# January Tank of the Month Poll



## ZebraDanio12 (Jun 17, 2011)

Here is the pole for January Tank of the Month! Vote for your favorite tank! I'd really like to get started again what we used to do with TOTM, and give comments on the tanks. 
Good Luck!

Tank 1,









Tank 2,









Tank 3,









Tank 4,









Tank 5,









Tank 6,


----------



## ZebraDanio12 (Jun 17, 2011)

Tank 1: Wow thats a lot of java fern! I can't get mine to grow that way! It looks very healthy and awesome.
Tank 2: I love your setup. Makes me sooo jealous. The plants look great, and beautiful.
Tank 3: Great setup! I love the driftwood in the middle, it really adds to the natural look. 
Tank 4: Very clean tank. I like how you have the rocks set up, and the dark substrate. Cute frog!
Tank 5: simple, and it looks great! I love the swords, and the driftwood is nice!
Tank 6: Also simple, but it looks very nice and clean. p.s. that betta in the back is so pretty.


----------



## lostfish69 (Jan 7, 2014)

voted for 2, i liked 4 and 6 a lot too.

couldn't see 1


----------



## dani2spot (Sep 19, 2013)

i had a hard time deciding between tank 1 and tank 5. i went with 5 because i think it looks like a more complete and aesthetic environment. 
however, if that's a java fern in tank 1, it's one of the nicest pieces i've seen in a home aquarium. props to the owner.
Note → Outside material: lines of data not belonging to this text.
# rg2/DeepFluoroLabeling-IPCAI2020

Measured on AMD Instinct MI355X. Metric: train images/sec, paper U-Net (depth 6, wf 5, BN, strided-conv down, seg + 14-landmark heads), 1x192x192 (8x-downsampled 184x184 padded), higher is better.
Workload: dtype bf16 (bf16 activations, activation gradients and GEMM weight copies in HBM; bf16 MFMA, fp32 accumulate, BatchNorm statistics, losses, weight gradients and master weights); 1 GPU; BASELINE configs[1]: 8x-downsampled, seg + 14-landmark heat-map dual head, batch 16 per GPU, Dice+NCC loss, SGD nesterov; global_batch=16, image=1x192x192, parallelism=dp1, math=bf16s, optimizer=dfl_amd.SGD(momentum 0.9, nesterov, wd 1e-4)

## Files before the change

### deepfluorolabeling-ipcai2020_amd/csrc/bn_elem.hip

```cpp
#include "chan_unit.h"

namespace dfl {

struct RowGeom {
  int UX;
  int gy;
};

static RowGeom row_geom(int C, int W) {
  const int units = C / W;
  RowGeom g;
  g.UX = 1;
  while (g.UX * 2 <= units && g.UX * 2 <= 256) g.UX *= 2;
  g.gy = (int)ceil_div(units, g.UX);
  return g;
}

static int rowblocks(int64_t M, int C) {
  int64_t nb = ceil_div(M * (int64_t)C, 8192);
  if (nb > 2048) nb = 2048;
  if (nb > M) nb = M;
  if (nb < 1) nb = 1;
  return (int)nb;
}

struct RowLane {
  int ux, uy, RY, c;
  bool cok;
  int64_t r0, r1;
};

template <int W>
__device__ __forceinline__ RowLane row_lane(int UX, int rows_per_block, int64_t M, int C) {
  RowLane t;
  t.RY = 256 / UX;
  t.ux = threadIdx.x % UX;
  t.uy = threadIdx.x / UX;
  t.c = (blockIdx.y * UX + t.ux) * W;
  t.cok = t.c < C;
  t.r0 = (int64_t)blockIdx.x * rows_per_block;
  t.r1 = t.r0 + rows_per_block;
  if (t.r1 > M) t.r1 = M;
  return t;
}

template <int NS, int W>
__device__ __forceinline__ void block_colsum(const float (&s)[NS][W], const RowLane& t, int UX, float* out, int C) {
  __shared__ float red[NS][256][W];
#pragma unroll
  for (int n = 0; n < NS; ++n)
#pragma unroll
    for (int j = 0; j < W; ++j) red[n][threadIdx.x][j] = s[n][j];
  __syncthreads();
  if (t.uy == 0 && t.cok) {
#pragma unroll
    for (int n = 0; n < NS; ++n)
#pragma unroll
      for (int j = 0; j < W; ++j) {
        float sum = 0.f;
        for (int y = 0; y < t.RY; ++y) sum += red[n][y * UX + t.ux][j];
        out[(int64_t)n * C + j] = sum;
      }
  }
}

template <int W, bool BF>
__global__ void __launch_bounds__(256) colstats_kernel(const dfl_colstats_args a, int UX, int rows_per_block) {
  using U = ChanUnit<W, BF>;
  const RowLane t = row_lane<W>(UX, rows_per_block, a.M, a.C);
  float s[2][W];
#pragma unroll
  for (int j = 0; j < W; ++j) s[0][j] = s[1][j] = 0.f;
  if (t.cok) {
    for (int64_t r = t.r0 + t.uy; r < t.r1; r += t.RY) {
      float va[W], vb[W];
      U::load(a.a, r * a.lda + t.c, va);
      if (a.b != nullptr) U::load(a.b, r * a.ldb + t.c, vb);
#pragma unroll
      for (int j = 0; j < W; ++j) {
        s[0][j] += va[j];
        s[1][j] = fmaf(va[j], a.b != nullptr ? vb[j] : va[j], s[1][j]);
      }
    }
  }
  block_colsum<2, W>(s, t, UX, a.partials + (int64_t)blockIdx.x * 2 * a.C + t.c, a.C);
}

__device__ __forceinline__ void sum_partials_f64(const float* __restrict__ partials, int nblocks, int C, int cpb,
                                                 double* out1, double* out2, double (*red)[256]) {
  const int cl = threadIdx.x % cpb, rl = threadIdx.x / cpb, lanes = 256 / cpb;
  const int c = blockIdx.x * cpb + cl;
  double s1 = 0.0, s2 = 0.0;
  if (c < C) {
    int r = rl;
    for (; r + 3 * lanes < nblocks; r += 4 * lanes) {
      float v1[4], v2[4];
#pragma unroll
      for (int u = 0; u < 4; ++u) {
        v1[u] = partials[((int64_t)(r + u * lanes) * 2 + 0) * C + c];
        v2[u] = partials[((int64_t)(r + u * lanes) * 2 + 1) * C + c];
      }
      s1 += ((double)v1[0] + (double)v1[1]) + ((double)v1[2] + (double)v1[3]);
      s2 += ((double)v2[0] + (double)v2[1]) + ((double)v2[2] + (double)v2[3]);
    }
    for (; r < nblocks; r += lanes) {
      s1 += (double)partials[((int64_t)r * 2 + 0) * C + c];
      s2 += (double)partials[((int64_t)r * 2 + 1) * C + c];
    }
  }
  for (int off = 32; off >= cpb; off >>= 1) {
    s1 += __shfl_xor(s1, off, 64);
    s2 += __shfl_xor(s2, off, 64);
  }
  const int wave = threadIdx.x >> 6, lane = threadIdx.x & 63;
  if (lane < cpb) {
    red[0][wave * 8 + lane] = s1;
    red[1][wave * 8 + lane] = s2;
  }
  __syncthreads();
  *out1 = (red[0][cl] + red[0][8 + cl]) + (red[0][16 + cl] + red[0][24 + cl]);
  *out2 = (red[1][cl] + red[1][8 + cl]) + (red[1][16 + cl] + red[1][24 + cl]);
}

static inline int finalize_cpb(int C) { return C >= 512 ? 8 : (C >= 256 ? 4 : (C >= 128 ? 2 : 1)); }

__global__ void __launch_bounds__(256) bn_finalize_kernel(const dfl_bn_finalize_args a, int cpb) {
  __shared__ double red[2][256];
  const int c = blockIdx.x * cpb + (threadIdx.x % cpb);
  double s1, s2;
  sum_partials_f64(a.partials, a.nblocks, a.C, cpb, &s1, &s2, red);
  if (threadIdx.x < cpb && c < a.C) {
    const double cnt = (double)a.count;
    const double mean = s1 / cnt;
    double var = s2 / cnt - mean * mean;
    if (var < 0.0) var = 0.0;
    const double invstd = 1.0 / sqrt(var + (double)a.eps);
    const float scale = (float)((double)a.gamma[c] * invstd);
    a.scale[c] = scale;
    a.shift[c] = (float)((double)a.beta[c] - mean * (double)a.gamma[c] * invstd);
    a.save_mean[c] = (float)mean;
    a.save_invstd[c] = (float)invstd;
    if (a.running_mean != nullptr) {
      const double mom = (double)a.momentum;
      const double unbiased = (cnt > 1.0) ? var * cnt / (cnt - 1.0) : var;
      a.running_mean[c] = (float)((1.0 - mom) * (double)a.running_mean[c] + mom * mean);
      a.running_var[c] = (float)((1.0 - mom) * (double)a.running_var[c] + mom * unbiased);
    }
  }
  if (blockIdx.x == 0 && threadIdx.x == 0 && a.num_batches_tracked != nullptr) *a.num_batches_tracked += 1;
}

__global__ void __launch_bounds__(256) bn_finalize_live_kernel(const dfl_bn_live_job* __restrict__ jobs) {
  const dfl_bn_live_job j = jobs[blockIdx.y];
  const int c = blockIdx.x * 256 + threadIdx.x;
  if (c < j.C) {
    float scale, shift;
    double mean, var;
    bn_live_affine(j.totals, j.gamma, j.beta, (double)j.count, j.eps, j.C, c, &scale, &shift, &mean, &var);
    j.scale[c] = scale;
    j.shift[c] = shift;
    j.save_mean[c] = (float)mean;
    j.save_invstd[c] = (float)(1.0 / sqrt(var + (double)j.eps));
    if (j.running_mean != nullptr) {
      const double mom = (double)j.momentum, cnt = (double)j.count;
      const double unbiased = (cnt > 1.0) ? var * cnt / (cnt - 1.0) : var;
      j.running_mean[c] = (float)((1.0 - mom) * (double)j.running_mean[c] + mom * mean);
      j.running_var[c] = (float)((1.0 - mom) * (double)j.running_var[c] + mom * unbiased);
    }
  }
  if (blockIdx.x == 0 && threadIdx.x == 0 && j.num_batches_tracked != nullptr) *j.num_batches_tracked += 1;
}

__global__ void __launch_bounds__(256) bn_bwd_finalize_live_kernel(const dfl_bn_bwd_live_job* __restrict__ jobs) {
  const dfl_bn_bwd_live_job j = jobs[blockIdx.y];
  const int c = blockIdx.x * 256 + threadIdx.x;
  if (c >= j.C) return;
  double sdy = 0.0, sdyr = 0.0;
#pragma unroll
  for (int r = 0; r < DFL_BN_R; ++r) {
    sdy += j.totals[(int64_t)(r * 2 + 0) * j.C + c];
    sdyr += j.totals[(int64_t)(r * 2 + 1) * j.C + c];
  }
  const double mean = (double)j.save_mean[c], invstd = (double)j.save_invstd[c];
  j.dgamma[c] = (float)(invstd * (sdyr - mean * sdy));
  j.dbeta[c] = (float)sdy;
  if (j.sum_out != nullptr) j.sum_out[c] = (float)sdy;
}

__global__ void bn_eval_kernel(const float* __restrict__ gamma, const float* __restrict__ beta,
                               const float* __restrict__ rm, const float* __restrict__ rv, float* __restrict__ scale,
                               float* __restrict__ shift, int C, float eps) {
  const int c = blockIdx.x * blockDim.x + threadIdx.x;
  if (c < C) {
    const float invstd = 1.0f / sqrtf(rv[c] + eps);
    const float s = gamma[c] * invstd;
    scale[c] = s;
    shift[c] = beta[c] - rm[c] * s;
  }
}

__global__ void __launch_bounds__(256) bn_bwd_finalize_kernel(const dfl_bn_bwd_finalize_args a, int cpb) {
  __shared__ double red[2][256];
  const int c = blockIdx.x * cpb + (threadIdx.x % cpb);
  double sdy, sdyr;
  sum_partials_f64(a.partials, a.nblocks, a.C, cpb, &sdy, &sdyr, red);
  if (threadIdx.x < cpb && c < a.C) {
    const double cnt = (double)a.count;
    const double mean = (double)a.save_mean[c], invstd = (double)a.save_invstd[c], g = (double)a.gamma[c];
    const double sdyx = invstd * (sdyr - mean * sdy);
    a.dgamma[c] = (float)sdyx;
    a.dbeta[c] = (float)sdy;
    const double s = g * invstd;
    const double c1 = a.count > 0 ? sdy / cnt : 0.0, c2 = a.count > 0 ? sdyx / cnt : 0.0;
    a.coef[0 * a.C + c] = (float)s;
    a.coef[1 * a.C + c] = (float)(-s * c2 * invstd);
    a.coef[2 * a.C + c] = (float)(-s * c1 + s * c2 * invstd * mean);
  }
}

template <int W, bool BF>
__global__ void __launch_bounds__(256) bn_relu_bwd_kernel(const dfl_bn_relu_bwd_args a, int UX, int rows_per_block) {
  using U = ChanUnit<W, BF>;
  const RowLane t = row_lane<W>(UX, rows_per_block, a.M, a.C);
  const int C = a.C, c = t.c, RY = t.RY;
  float cA[W], cB[W], cC[W], s[1][W];
#pragma unroll
  for (int j = 0; j < W; ++j) {
    cA[j] = 1.f; cB[j] = 0.f; cC[j] = 0.f; s[0][j] = 0.f;
    if (a.coef != nullptr && t.cok) {
      cA[j] = a.coef[c + j];
      cB[j] = a.coef[C + c + j];
      cC[j] = a.coef[2 * C + c + j];
    }
  }
  if (t.cok) {
    auto one = [&](const float* dy, const float* rv, int64_t r) {
      float o[W];
#pragma unroll
      for (int j = 0; j < W; ++j) o[j] = rv[j] > 0.f ? fmaf(cA[j], dy[j], fmaf(cB[j], rv[j], cC[j])) : 0.f;
      if (W == 4 && a.split_out) {
        if constexpr (W == 4) {
          uint2 parts[2];
          split_bf16<2>(make_float4(o[0], o[1], o[2], o[3]), parts);
          *reinterpret_cast<uint4*>(a.dpre + r * a.ldo + c) = make_uint4(parts[0].x, parts[0].y, parts[1].x, parts[1].y);
        }
      } else {
        U::store(a.dpre, r * a.ldo + c, o, o);
      }
#pragma unroll
      for (int j = 0; j < W; ++j) s[0][j] += o[j];
    };
    constexpr int R = (W == 4) ? 2 : 4;
    int64_t r = t.r0 + t.uy;
    for (; r + (R - 1) * RY < t.r1; r += R * RY) {
      float dy[R][W], rv[R][W];
#pragma unroll
      for (int u = 0; u < R; ++u) U::load(a.dy, (r + u * RY) * a.lddy + c, dy[u]);
#pragma unroll
      for (int u = 0; u < R; ++u) U::load(a.r, (r + u * RY) * a.ldr + c, rv[u]);
#pragma unroll
      for (int u = 0; u < R; ++u) one(dy[u], rv[u], r + u * RY);
    }
    for (; r < t.r1; r += RY) {
      float dy[W], rv[W];
      U::load(a.dy, r * a.lddy + c, dy);
      U::load(a.r, r * a.ldr + c, rv);
      one(dy, rv, r);
    }
  }
  if (a.partials == nullptr) return;
  block_colsum<1, W>(s, t, UX, a.partials + (int64_t)blockIdx.x * C + c, C);
}

__global__ void __launch_bounds__(256) reduce_partials_kernel(const float* __restrict__ partials, float* __restrict__ out,
                                                             int nblocks, int stride, int C) {
  __shared__ double red[256];
  const int cl = threadIdx.x & 7, rl = threadIdx.x >> 3;
  const int c = blockIdx.x * 8 + cl;
  double s = 0.0;
  if (c < C)
    for (int r = rl; r < nblocks; r += 32) s += (double)partials[(int64_t)r * stride + c];
  red[threadIdx.x] = s;
  __syncthreads();
  for (int off = 16; off >= 1; off >>= 1) {
    if (rl < off) red[threadIdx.x] += red[threadIdx.x + off * 8];
    __syncthreads();
  }
  if (threadIdx.x < 8 && c < C) out[c] = (float)red[threadIdx.x];
}

#ifndef DFL_RB_O
#define DFL_RB_O 32
#endif
constexpr int RB_T = 256, RB_O = DFL_RB_O, RB_S = 4 * RB_T / RB_O, RB_WIDE_MIN = 32;
static inline int reduce_job_blocks(int64_t n, int count) {
  return (int)(count >= RB_WIDE_MIN ? ceil_div(n, RB_O) : ceil_div(n, 4 * RB_T));
}

__device__ __forceinline__ void rb_load4(const float* __restrict__ p, int64_t i, int64_t n, bool vec, double* a) {
  if (vec) {
    const float4 v = *reinterpret_cast<const float4*>(p + i);
    a[0] += (double)v.x; a[1] += (double)v.y; a[2] += (double)v.z; a[3] += (double)v.w;
  } else {
#pragma unroll
    for (int e = 0; e < 4; ++e)
      if (i + e < n) a[e] += (double)p[i + e];
  }
}
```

i'm a sucker for those blackwater-looking setups =P


----------



## Betta man (Mar 25, 2011)

Pole....As in north pole?  Poll would be correct.


----------



## ZebraDanio12 (Jun 17, 2011)

It was late! my bad.


----------



## Betta man (Mar 25, 2011)

Lol. Just ask a mod to fix the title for ya. That's what i liked about being a mod. Every title error i ever made could easily be fixed with the double click of a mouse. It was wonderful to finally have The Spawn log instead of the Sawn log for my betta breeding lol. I should post some pics of my stiktos fry.


----------